* **WHAT THIS TASK INVOLVES**
Your answer should be one number: how many lines below hold the word "afrag".

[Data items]

········

#pragma unroll
  for (int i = 0; i <= UNB; ++i) load_b3(0, i);
  {
    f32x4 h0[2], h1[2];
    load_halo_into(0, h0);
    load_halo_into(1, h1);
    load_halo_into(2, rh);
    store_halo_from(sH, h0);
    store_halo_from(sH + XSH, h1);
  }
  __syncthreads();
  write_v(sH, sV);
  __syncthreads();
  const int afrag = lr * XBK + ((lh ^ ((lr >> 3) & 1)) * 8);
  auto multiply = [&](const u16* cV, int s) __attribute__((always_inline)) {
    bf16x8 a[3];
#pragma unroll
    for (int pl = 0; pl < 3; ++pl) a[pl] = frag_direct(&cV[pl * XPL + wave * UTL * XBK + afrag]);
#pragma unroll
    for (int nb = 0; nb < UNB; ++nb) {
#pragma unroll
      for (int t = 0; t < 6; ++t) acc[nb] = mma_x3_term(t, a, bq[nb], acc[nb]);
      __builtin_amdgcn_sched_barrier(0);
      load_b3(s + 1, nb);
      __builtin_amdgcn_sched_barrier(0);
    }
    if (extra) {
#pragma unroll
      for (int pl = 0; pl < 3; ++pl) a[pl] = frag_direct(&cV[pl * XPL + 8 * UTL * XBK + afrag]);
#pragma unroll
      for (int t = 0; t < 6; ++t) accx = mma_x3_term(t, a, bq[UNB], accx);
    }
    __builtin_amdgcn_sched_barrier(0);
    load_b3(s + 1, UNB);
    __builtin_amdgcn_sched_barrier(0);
  };
  auto stage_next = [&](int s, int par) __attribute__((always_inline)) {
    store_halo_from(sH + par * XSH, rh);
    if (s + 1 < nsteps) write_v(sH + (par ^ 1) * XSH, sV + (par ^ 1) * XSV);
    load_halo_into(s + 3, rh);
  };
  auto step = [&](int s, int par, auto first_c) __attribute__((always_inline)) {
    const u16* cV = sV + par * XSV;
    if (decltype(first_c)::value) {
      stage_next(s, par);
      __builtin_amdgcn_sched_barrier(0);
      multiply(cV, s);
    } else {
      multiply(cV, s);
      __builtin_amdgcn_sched_barrier(0);
      stage_next(s, par);
    }
    __syncthreads();
  };
  auto run = [&](auto first_c) __attribute__((always_inline)) {
    int s = 0;
    for (; s + 1 < nsteps; s += 2) {
      step(s, 0, first_c);
      step(s + 1, 1, first_c);
    }
    if (s < nsteps) step(s, 0, first_c);
  };
#if VAE_UPW_PRIO
  if (DG && __builtin_amdgcn_readfirstlane(tid) >= 256) __builtin_amdgcn_s_setprio(1);
#endif
  if (wave < 4) run(std::true_type{});
  else run(std::false_type{});
#if VAE_UPW_PRIO
  if (DG) __builtin_amdgcn_s_setprio(0);
#endif

  float* const sM = upw_lds;
  const size_t obytes = (size_t)g.Ho * g.Wo * p.ldc * 4u;
  const auto rsC = VAE_BUF_RSRC(p.C + (int64_t)b * g.Ho * g.Wo * p.ldc, obytes);
#pragma unroll
  for (int nb = 0; nb < UNB; ++nb) {
    if (nb > 0) __syncthreads();
    wino::spill_acc(sM, wave, UMLD, acc[nb], lr, lh);
    if (wave == xw0 + nb) wino::spill_acc(sM, 8, UMLD, accx, lr, lh);
    __syncthreads();
    {
#pragma unroll
      for (int rnd = 0; rnd < 2; ++rnd) {
        const int co = tid & 31, tile = (tid >> 5) + 16 * rnd;
        const int col = n0 + nb * 32 + co;
        float m[9];
#pragma unroll
        for (int pos = 0; pos < 9; ++pos) m[pos] = sM[(pos * UTL + tile) * UMLD + co];
        const int oy = y0 + (tile >> 3), ox = x0 + (tile & 7);
        if (!DG) {
          const float bv = (p.bias && col < p.N) ? p.bias[col] : 0.f;
          float h[2][3];
#pragma unroll
          for (int j = 0; j < 3; ++j) {
            h[0][j] = m[0 * 3 + j] + m[1 * 3 + j];
            h[1][j] = m[1 * 3 + j] - m[2 * 3 + j];
          }
#pragma unroll
          for (int a = 0; a < 2; ++a) {
            const float yv[2] = {h[a][0] + h[a][1], h[a][1] - h[a][2]};
#pragma unroll
            for (int bb = 0; bb < 2; ++bb) {
              const int py = 2 * oy + a, px = 2 * ox + bb;
              const unsigned off = (col < p.N && py < g.Ho && px < g.Wo) ? (unsigned)(((py * g.Wo + px) * p.ldc + col) * 4) : BUF_OOB;
              __builtin_amdgcn_raw_buffer_store_b32(__builtin_bit_cast(unsigned, yv[bb] + bv), rsC, off, 0, 0);
            }
          }
        } else {
          const float h0 = (m[0] + m[3]) - m[6], h1 = (m[1] + m[4]) - m[7], h2 = (m[2] + m[5]) - m[8];
          const float v = (h0 + h1) - h2;
          const unsigned off = (col < p.N && oy < g.Ho && ox < g.Wo) ? (unsigned)(((oy * g.Wo + ox) * p.ldc + col) * 4) : BUF_OOB;
          __builtin_amdgcn_raw_buffer_store_b32(__builtin_bit_cast(unsigned, v), rsC, off, 0, 0);
        }
      }
    }
  }
}
#endif

}

bool conv3_upwino_eligible(const vae_igemm_args& a) {
  const vae_conv_geom& g = a.g;
  if (!wino::conv_eligible_common(a, NPOS) || a.xf != VAE_XF_NONE) return false;
  if (a.track != nullptr || a.res != nullptr || a.gstat != nullptr || a.a_bf16 || a.res_bf16) return false;
  int Hl, Wl;
  if (g.mode == VAE_MODE_UP2X) {
    if (g.Ho != 2 * g.Hs || g.Wo != 2 * g.Ws || a.sk != 1) return false;
    Hl = g.Hs; Wl = g.Ws;
  } else if (g.mode == VAE_MODE_UP2X_DGRAD) {
    if (g.Hs != 2 * g.Ho || g.Ws != 2 * g.Wo || a.sn != 1 || a.bias != nullptr) return false;
    Hl = g.Ho; Wl = g.Wo;
  } else {
    return false;
  }
  if (Hl % UTH != 0 || Wl % UTW != 0 || a.K % 8 != 0 || a.K < 64 || a.K > 1024 || a.N < 32 || a.N % 4 != 0 || g.Cs < a.K) return false;
#if VAE_UPW_X3
  if (upw_u_bytes(a.K, a.N) >= BUF_MAX) return false;
#endif
  return true;
}

int64_t conv3_upwino_weight_bytes(const vae_igemm_args& a) {
#if VAE_UPW_X3
  return (int64_t)upw_u_bytes(a.K, a.N);
#else
  return (int64_t)wino::u_bytes(a.K / UBK, NPOS, a.N);
#endif
}

int launch_upwino_weights(const vae_igemm_args& a, float* U, hipStream_t st) {
#if VAE_UPW_X3
  const int64_t n = (int64_t)a.N * upw_chunks(a.K) * XBK;
  hipLaunchKernelGGL(upwino_weights_kernel, dim3((unsigned)((n + 255) / 256)), dim3(256), 0, st, a.W, a.N, a.K, a.g.mode == VAE_MODE_UP2X_DGRAD ? 1 : 0,
                     a.sn, a.sk, a.st, reinterpret_cast<u16*>(U));
  return 0;
#else
  return wino::launch_weights(upwino_weights_kernel, a, a.g.mode == VAE_MODE_UP2X_DGRAD, U, st);
#endif
}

········

* **WRITTEN RESPONSE**
3